Тимофей всё чаще думал о Маше, стал раздражаться, когда дела службы подолгу не позволяли видеться с ней. Он всё ещё не решался дать определения своему чувству, не был готов назвать это чувство тем словом, которое раз и навсегда всё расставило бы на свои места, но уже знал: она ему нужна. Видеть и слышать её каждый день, прикасаться к ней – это были целомудренные прикосновения, без попыток возбудить в ней страсть, – говорить с ней, о чём угодно, лишь бы она была рядом и слушала его, стало для него потребностью ежедневной. Обстоятельства же складывались так, что желанные встречи были не так уж часты. В душе у Маши тоже шла внутренняя работа, она всё больше привязывалась к Тимофею и, даже зная, что он долго не показывается лишь потому, что его держит служба, всё-таки обижалась на его долгое отсутствие, скучала, расстраивалась, томилась ожиданием. Маша тоже не могла ещё словами определить свои чувства и отношение к Тимофею, просто ей хотелось всегда быть рядом с ним, делиться своими мыслями, рассказывать о том, где она была и что делала, слушать, что интересного произошло у него, когда он был не с ней, и это стало не только привычкой – необходимостью; когда он замолкал, думая о чём-то своём, ей хотелось слышать, о чём он думает. Ей нравилось, когда он прикасался к ней своими большими сильными руками, она любила прислониться к нему и, согревшись его теплом – последнее время она постоянно зябла, – слушать его. Так лава их чувств постепенно закипала для того, чтобы в назначенное судьбою время этот вулкан взорвался, и дай бог, чтобы в этот миг они нашли правильное решение, чтобы этот огонь не сжёг их.

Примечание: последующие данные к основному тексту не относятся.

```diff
@@ -1125,7 +1160,7 @@
         if (JBK == 64) return launch_w8<bf16_t, 1, 2, 4, 8, 32>(a, st);
         return launch_w8<bf16_t, 1, 1, 8, 8, 32>(a, st);
     }
-    static const int stream = [] { const char* e = getenv("ELD_WG8_STREAM"); return e ? atoi(e) : 0; }();
+    const int stream = wgrad8_stream();
     static const int rowshare = [] { const char* e = getenv("ELD_WG8_ROWSHARE"); return e ? atoi(e) : 0; }();
     if (COB == 128 && rowshare) return launch_w8<float, 4, 2, 1, 8, 8, 2>(a, st);
     if (COB == 128) return (stream & 1) ? launch_w8<float, 4, 2, 1, 8, 8, 1>(a, st) : launch_w8<float, 4, 2, 1, 8, 8>(a, st);
@@ -1134,6 +1169,11 @@
         if (COB == 64) return launch_w8<float, 2, 1, 4, 4, 32, 1>(a, st);
         if (JBK == 64) return launch_w8<float, 1, 2, 4, 4, 32, 1>(a, st);
         return launch_w8<float, 1, 1, 8, 4, 32, 1>(a, st);
+    }
+    if (wgrad8_two_sets() && !(COB == 64 && JBK == 64)) {
+        if (COB == 64) return launch_w8<float, 2, 1, 4, 2, 32, 3>(a, st);
+        if (JBK == 64) return launch_w8<float, 1, 2, 4, 2, 32, 3>(a, st);
+        return launch_w8<float, 1, 1, 8, 4, 32, 3>(a, st);
     }
     if (COB == 64 && JBK == 64) return launch_w8<float, 2, 2, 2, 2, 32>(a, st);
     if (COB == 64) return launch_w8<float, 2, 1, 4, 4, 32>(a, st);
```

В растерянности пребывала лишь Галина Матвеевна. Он видела глазами стороннего, но заинтересованного человека: назревает то, что, по её мнению, потребует материнского вмешательства. Как бы ни нравился ей Тимофей, но женский опыт постоянно напоминал, что благодатные порывы любви слишком часто оборачиваются большими разочарованиями, если не трагедией, для таких юных созданий, как Маша. Мужское благородство зачастую быстро испаряется, когда наступает момент принять на себя ответственность. Даже большая разница в возрасте мало смущала её, с этим бы она смирилась, но она представить себе не могла, что будет с Машей, если всё окажется только игрой, миражом, обманом. Порой её тревожила мысль и о том, что, если Маша и любит, или думает, что любит Тимофея сейчас, надолго ли её хватит, когда в их отношениях возникнут тривиальные заботы о быте. А дети?
Для Галины Матвеевны всё как бы замерло в ожидании: что-то будет?
В последних числах декабря у Чумакова выдался свободный день, и он пригласил дам в кино на премьерный показ нового фильма. Но именно в этот день у Галины Матвеевны случилась срочная работа, и она осталась корпеть над своими переводами. Когда после сеанса Тимофей и Маша привычно прогуливались по Тверскому бульвару, она напомнила ему об обещании показать ей свою квартиру. «Сейчас день, никто ничего предосудительного в этом не увидит, и ты вполне можешь пригласить меня к себе», – хитро заглядывая ему в глаза, сказала она. Тимофей был настроен в этот день на другую волну, но не хотел и того, чтоб она думала, будто он что-то скрывает от неё. Потянув на себя тяжёлую дверь парадного, он пропустил Машу вперёд, вошёл следом. Сегодня было дежурство Марии Ивановны. Увидев Чумакова с девушкой, пожилая женщина обрадовалась: наконец-то этот милый и обходительный молодой человек перестанет сидеть бобылём в своей квартире, наконец-то будет кому присмотреть за ним. «Только девчушка уж больно молода, – подумала Мария Ивановна, – может, родственница, не припомню, чтобы видела её раньше».